+    if (kRegSplit) asm volatile("setmaxnreg.dec.sync.aligned.u32 %0;" ::"n"(kCtlRegs));
+    if (warp == 0 && lane == 0) {
+      int stage = 0;
+      uint32_t phase = 0, a_phase = 0;
+      for (int pass = g.boot > 0 ? 0 : 1; pass < 2; ++pass)
+      for (int w = pair; w < items; w += npairs) {
+        const int chunk = w / g.qblocks, qb = w - chunk * g.qblocks;
+        const int t0 = chunk_first_tile(g, chunk), t1 = pass == 0 ? t0 + g.boot : chunk_first_tile(g, chunk + 1);
+        const int qrow = qb * (2 * BM) + static_cast<int>(rank) * BM;
+        if (ASTAT) {
+          mbar_wait(smem_u32(aempty_bar), a_phase ^ 1);
+          const uint32_t ab = smem_u32(afull_bar);
+          if (rank == 0) mbar_expect_tx(ab, 2 * KB * kTileBytes);
+          for (int kb = 0; kb < KB; ++kb) tma_load_2d_pair(smem_u32(a_resident + kb * kTileBytes), &tma_a, kb * BK, qrow, ab);
+          a_phase ^= 1;
+        }
+        for (int tile = t0; tile < t1; ++tile) {
+          const int crow = tile * BN + static_cast<int>(rank) * BNH;
+          for (int kb = 0; kb < KB; ++kb) {
+            mbar_wait(smem_u32(&empty_bar[stage]), phase ^ 1);
+            const uint32_t fb = smem_u32(&full_bar[stage]);
+            if (rank == 0) mbar_expect_tx(fb, 2 * kStageBytes);
+            const uint32_t sa = smem_u32(stage_base + stage * kStageBytes);
+            if (ASTAT) {
+              tma_load_2d_pair(sa, &tma_b, kb * BK, crow, fb);
+            } else if (TERMS == 3) {
+              tma_load_2d_pair(sa, &tma_a, kb * BK, qrow, fb);
+              tma_load_2d_pair(sa + kTileBytes, &tma_a, g.plane_stride + kb * BK, qrow, fb);
+              tma_load_2d_pair(sa + 2 * kTileBytes, &tma_b, kb * BK, crow, fb);
+              tma_load_2d_pair(sa + 3 * kTileBytes, &tma_b, g.plane_stride + kb * BK, crow, fb);
+            } else {
+              tma_load_2d_pair(sa, &tma_a, kb * BK, qrow, fb);
+              tma_load_2d_pair(sa + kTileBytes, &tma_b, kb * BK, crow, fb);
+            }
+            if (++stage == kStages) {
+              stage = 0;
+              phase ^= 1;
+            }
+          }
+        }
+      }
+    } else if (warp == 1 && rank == 0) {
+      const uint32_t fmt = BF16 ? 1u : 0u;
+      const uint32_t idesc = (1u << 4) | (fmt << 7) | (fmt << 10) | (static_cast<uint32_t>(BN >> 3) << 17) | (static_cast<uint32_t>((2 * BM) >> 4) << 24);
+      const uint64_t a_res0 = smem_desc_sw128(smem_u32(a_resident));
+      const uint64_t st0 = smem_desc_sw128(smem_u32(stage_base));
+      constexpr uint64_t kTileUnits = kTileBytes >> 4, kStageUnits = kStageBytes >> 4;
+      int stage = 0;
+      uint32_t phase = 0;
+      int acc = 0;
+      uint32_t acc_phase = 0, a_phase = 0;
+      for (int pass = g.boot > 0 ? 0 : 1; pass < 2; ++pass)
+      for (int w = pair; w < items; w += npairs) {
+        const int chunk = w / g.qblocks;
+        const int t0 = chunk_first_tile(g, chunk), t1 = pass == 0 ? t0 + g.boot : chunk_first_tile(g, chunk + 1);
+        if (ASTAT) {
+          mbar_wait(smem_u32(afull_bar), a_phase);
           tc_fence_after();
-          const uint64_t sd = st0 + static_cast<uint64_t>(stage) * kStageUnits;
-          if (elect_one()) {
-            if (ASTAT) {
-              const uint64_t adesc = a_res0 + static_cast<uint64_t>(kb) * kTileUnits, bdesc = sd;
-#pragma unroll
-              for (int k4 = 0; k4 < BK / 16; ++k4) {
-                const uint64_t o = static_cast<uint64_t>(k4 * 2);
-                umma_f16_pair(d_tmem, adesc + o, bdesc + o, idesc, (kb | k4) != 0 ? 1u : 0u);
+          a_phase ^= 1;
+        }
+        for (int tile = t0; tile < t1; ++tile) {
+          mbar_wait(smem_u32(&tempty_bar[acc]), acc_phase ^ 1);
+          tc_fence_after();
+          const uint32_t d_tmem = tmem_base + static_cast<uint32_t>(acc * BN);
+          for (int kb = 0; kb < KB; ++kb) {
+            mbar_wait(smem_u32(&full_bar[stage]), phase);
+            tc_fence_after();
+            const uint64_t sd = st0 + static_cast<uint64_t>(stage) * kStageUnits;
+            if (elect_one()) {
+              if (ASTAT) {
+                const uint64_t adesc = a_res0 + static_cast<uint64_t>(kb) * kTileUnits, bdesc = sd;
+  #pragma unroll
+                for (int k4 = 0; k4 < BK / 16; ++k4) {
+                  const uint64_t o = static_cast<uint64_t>(k4 * 2);
+                  umma_f16_pair(d_tmem, adesc + o, bdesc + o, idesc, (kb | k4) != 0 ? 1u : 0u);
+                }
+              } else if (TERMS == 3) {
+                const uint64_t a_hi = sd, a_lo = sd + kTileUnits, b_hi = sd + 2 * kTileUnits, b_lo = sd + 3 * kTileUnits;
+  #pragma unroll
+                for (int k4 = 0; k4 < BK / 16; ++k4) {
+                  const uint64_t o = static_cast<uint64_t>(k4 * 2);
+                  umma_f16_pair(d_tmem, a_hi + o, b_hi + o, idesc, (kb | k4) != 0 ? 1u : 0u);
+                  umma_f16_pair(d_tmem, a_hi + o, b_lo + o, idesc, 1u);
+                  umma_f16_pair(d_tmem, a_lo + o, b_hi + o, idesc, 1u);
+                }
+              } else {
+                const uint64_t adesc = sd, bdesc = sd + kTileUnits;
+  #pragma unroll
+                for (int k4 = 0; k4 < BK / 16; ++k4) {
+                  const uint64_t o = static_cast<uint64_t>(k4 * 2);
+                  umma_f16_pair(d_tmem, adesc + o, bdesc + o, idesc, (kb | k4) != 0 ? 1u : 0u);
+                }
               }
-            } else if (TERMS == 3) {
-              const uint64_t a_hi = sd, a_lo = sd + kTileUnits, b_hi = sd + 2 * kTileUnits, b_lo = sd + 3 * kTileUnits;
-#pragma unroll
-              for (int k4 = 0; k4 < BK / 16; ++k4) {
-                const uint64_t o = static_cast<uint64_t>(k4 * 2);
-                umma_f16_pair(d_tmem, a_hi + o, b_hi + o, idesc, (kb | k4) != 0 ? 1u : 0u);
-                umma_f16_pair(d_tmem, a_hi + o, b_lo + o, idesc, 1u);
-                umma_f16_pair(d_tmem, a_lo + o, b_hi + o, idesc, 1u);
-              }
-            } else {
-              const uint64_t adesc = sd, bdesc = sd + kTileUnits;
-#pragma unroll
-              for (int k4 = 0; k4 < BK / 16; ++k4) {
-                const uint64_t o = static_cast<uint64_t>(k4 * 2);
-                umma_f16_pair(d_tmem, adesc + o, bdesc + o, idesc, (kb | k4) != 0 ? 1u : 0u);
-              }
+              umma_commit_pair(smem_u32(&empty_bar[stage]));
+              if (kb == KB - 1) umma_commit_pair(smem_u32(&tfull_bar[acc]));
             }
-            umma_commit_pair(smem_u32(&empty_bar[stage]));
-            if (kb == KB - 1) umma_commit_pair(smem_u32(&tfull_bar[acc]));
-          }
+            __syncwarp();
+            if (++stage == kStages) {
+              stage = 0;
+              phase ^= 1;
+            }
+          }
+          if (++acc == 2) {
+            acc = 0;
+            acc_phase ^= 1;
+          }
+        }
+        if (ASTAT) {
+          if (elect_one()) umma_commit_pair(smem_u32(aempty_bar));
           __syncwarp();
-          if (++stage == kStages) {
-            stage = 0;
-            phase ^= 1;
-          }
-        }
-        if (++acc == 2) {
-          acc = 0;
-          acc_phase ^= 1;
-        }
-      }
-      if (ASTAT) {
-        if (elect_one()) umma_commit_pair(smem_u32(aempty_bar));
-        __syncwarp();
-      }
-    }
-  } else if (warp >= 4 && warp < 4 + EW) {
-    const int ew = (warp - 4) & 3;
-    const int half = (warp - 4) >> 2;
-    uint64_t* scratch = g.compact_scratch + (static_cast<int64_t>(blockIdx.x) * EW + (warp - 4)) * kSegCapMax;
-    float* cinv_s = cinv_all + (warp - 4) * ECOLS;
+        }
+      }
+    }
+  } else if (warp < 4 + EW) {
+    if (kRegSplit) asm volatile("setmaxnreg.inc.sync.aligned.u32 %0;" ::"n"(kFilterRegs));
+    const int ewi = warp - 4;
+    const int ew = ewi & 3;
+    const int half = ewi >> 2;
+    uint64_t* scratch = g.compact_scratch + (static_cast<int64_t>(blockIdx.x) * kEpiWarpsMax + ewi) * kSegCapMax;
+    float* cinv_s = cinv_all + ewi * ECOLS;
     const int cap = g.seg_cap;
     int acc = 0;
     uint32_t acc_phase = 0;
@@ -465,19 +472,36 @@
           }
         }
       }
-      k2_grid_barrier(g.gsync, gridDim.x, warp - 4, EW);
-      uint32_t* bsc = boot_s + (warp - 4) * (kK2BootCap + kHsBins);
-      uint32_t* bhist = bsc + kK2BootCap;
+      k2_grid_barrier(g.gsync, gridDim.x, ewi, EW);
       const int nwarps = static_cast<int>(gridDim.x) * EW;
-      for (int j = blockIdx.x * EW + (warp - 4); j < g.Q; j += nwarps) {
-        for (int i = lane; i < gstride; i += 32) bsc[i] = order_bits(__ldcg(g.gmax + static_cast<int64_t>(j) * gstride + i));
-        __syncwarp();
-        uint32_t ks, kr;
-        ls_kth(bsc, bsc, gstride, g.k, bhist, lane, ks, kr);
+      const int fold = (g.boot_coarse && EH > 2) ? EH / 2 : 1, nrank = gstride / fold;
+      for (int j = blockIdx.x * EW + ewi; j < g.Q; j += nwarps) {
+        uint32_t v[kK2BootCap / 32];
+#pragma unroll
+        for (int u = 0; u < kK2BootCap / 32; ++u) {
+          const int i = u * 32 + lane;
+          v[u] = 0u;
+          if (i < nrank) {
+            const float* src = g.gmax + static_cast<int64_t>(j) * gstride + i * fold;
+            float m = __ldcg(src);
+            for (int f = 1; f < fold; ++f) m = fmaxf(m, __ldcg(src + f));
+            v[u] = order_bits(m);
+          }
+        }
+        uint32_t ks = 0u;
+        int need = g.k;
+        for (int b = 31; b >= 0; --b) {
+          const uint32_t hi = (ks >> b) | 1u;
+          int c = 0;
+#pragma unroll
+          for (int u = 0; u < kK2BootCap / 32; ++u) c += (v[u] >> b) == hi ? 1 : 0;
+          c = __reduce_add_sync(kFull, c);
+          if (c >= need) ks |= 1u << b;
+          else need -= c;
+        }
         if (lane == 0) const_cast<float*>(g.tau)[j] = unorder_bits(ks > 1u ? ks - 1u : ks) - g.band;
-        __syncwarp();
-      }
-      k2_grid_barrier(g.gsync + 1, gridDim.x, warp - 4, EW);
+      }
+      k2_grid_barrier(g.gsync + 1, gridDim.x, ewi, EW);
     }
     for (int w = pair; w < items; w += npairs) {
       const int chunk = w / g.qblocks, qb = w - chunk * g.qblocks;
@@ -517,6 +541,16 @@
         const uint32_t taddr = tmem_base + (static_cast<uint32_t>(ew * 32) << 16) + static_cast<uint32_t>(acc * BN + half * ECOLS);
         const bool fast = (row0 + ECOLS <= g.N) && (g.mask == nullptr);
         uint32_t ra[32], rb[32];
+        if (!kTmemPrefetch) {
+#pragma unroll 1
+          for (int cb = 0; cb < ECOLS / 32; ++cb) {
+            tmem_ld32(taddr + cb * 32, ra);
+            tmem_ld_wait(ra);
+            compact_full_segments(s, scratch, cap, g.k, lane, g.band, g.overflow, q - lane);
+            filter32<BF16>(ra, s, cinv_s + cb * 32, __shfl_sync(kFull, cmax_l, cb), __shfl_sync(kFull, cmin_l, cb), row0 + cb * 32, fast,
+                           g.N, g.mask);
+          }
+        } else {
         tmem_ld32(taddr, ra);
 #pragma unroll 1
         for (int cb = 0; cb < ECOLS / 32; cb += 2) {
@@ -538,6 +572,7 @@
             filter32<BF16>(rb, s, cinv_s + (cb + 1) * 32, __shfl_sync(kFull, cmax_l, cb + 1), __shfl_sync(kFull, cmin_l, cb + 1),
                            row0 + (cb + 1) * 32, fast, g.N, g.mask);
           }
+        }
         }
         tc_fence_before();
         __syncwarp();
@@ -875,7 +910,7 @@
   } else if (warp >= 4) {
     const int ew = warp & 3, et = threadIdx.x - 128;
     const int cap = g.seg_cap;
-    uint64_t* scratch = g.compact_scratch + (static_cast<int64_t>(blockIdx.x) * kEpiWarps + ew) * kSegCapMax;
+    uint64_t* scratch = g.compact_scratch + (static_cast<int64_t>(blockIdx.x) * kEpiWarpsMax + ew) * kSegCapMax;
     int acc = 0;
     uint32_t acc_phase = 0;
     for (int w = pair; w < items; w += npairs) {
@@ -1047,15 +1082,14 @@
 int launch_screen_plane(const float* x, int64_t rows, int64_t dim, int64_t ld, uint16_t* plane, float* inv, cudaStream_t st, float* tau_init = nullptr,
                         unsigned int* ovf_init = nullptr);
 
-constexpr size_t kGemmSmemBytes = static_cast<size_t>(kRingBytes) + 4 * BN * sizeof(float) +
-                                 
-                                  (2 * kMaxStages + 6) * sizeof(uint64_t) + 16 + kEpiWarps * (kK2BootCap + kHsBins) * sizeof(uint32_t) + 1024;
+constexpr size_t kGemmSmemBytes = static_cast<size_t>(kRingBytes) + kEpiSmemBytes + (2 * kMaxStages + 6) * sizeof(uint64_t) + 16 + 1024;
 static int seg_cap_for(int k) { return k <= 128 ? 288 : kSegCapMax; }
 static_assert(kGemmSmemBytes <= 232448, "exceeds the 227 KB of shared memory a CTA may use");
 constexpr size_t kSwapSmemBytes = static_cast<size_t>(kRingBytes) + 2 * 256 * 4 + 16 + (2 * kSwapMaxStages + 6) * sizeof(uint64_t) + 16 + kSwapBootBytes + 1024;
 static_assert(kSwapSmemBytes <= 232448, "exceeds the 227 KB of shared memory a CTA may use");
 
 static int mode_for(int dtype) { return dtype == ICR_BF16 ? 1 : 2; }
+static int topk_segs_per_chunk(int mode) { return (mode == 1 ? epi_warps<1, false>() : epi_warps<2, false>()) / 4; }
 static int carry_cap(int k, int mode) {
   if (mode != 2) return k;
   const int kc = k + (k > 32 ? k : 32);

______________________________

■ Your assignment
Copy out each line from the listing that contains the string "nullptr".

■ Exercise solution
         const bool fast = (row0 + ECOLS <= g.N) && (g.mask == nullptr);
 int launch_screen_plane(const float* x, int64_t rows, int64_t dim, int64_t ld, uint16_t* plane, float* inv, cudaStream_t st, float* tau_init = nullptr,
                         unsigned int* ovf_init = nullptr);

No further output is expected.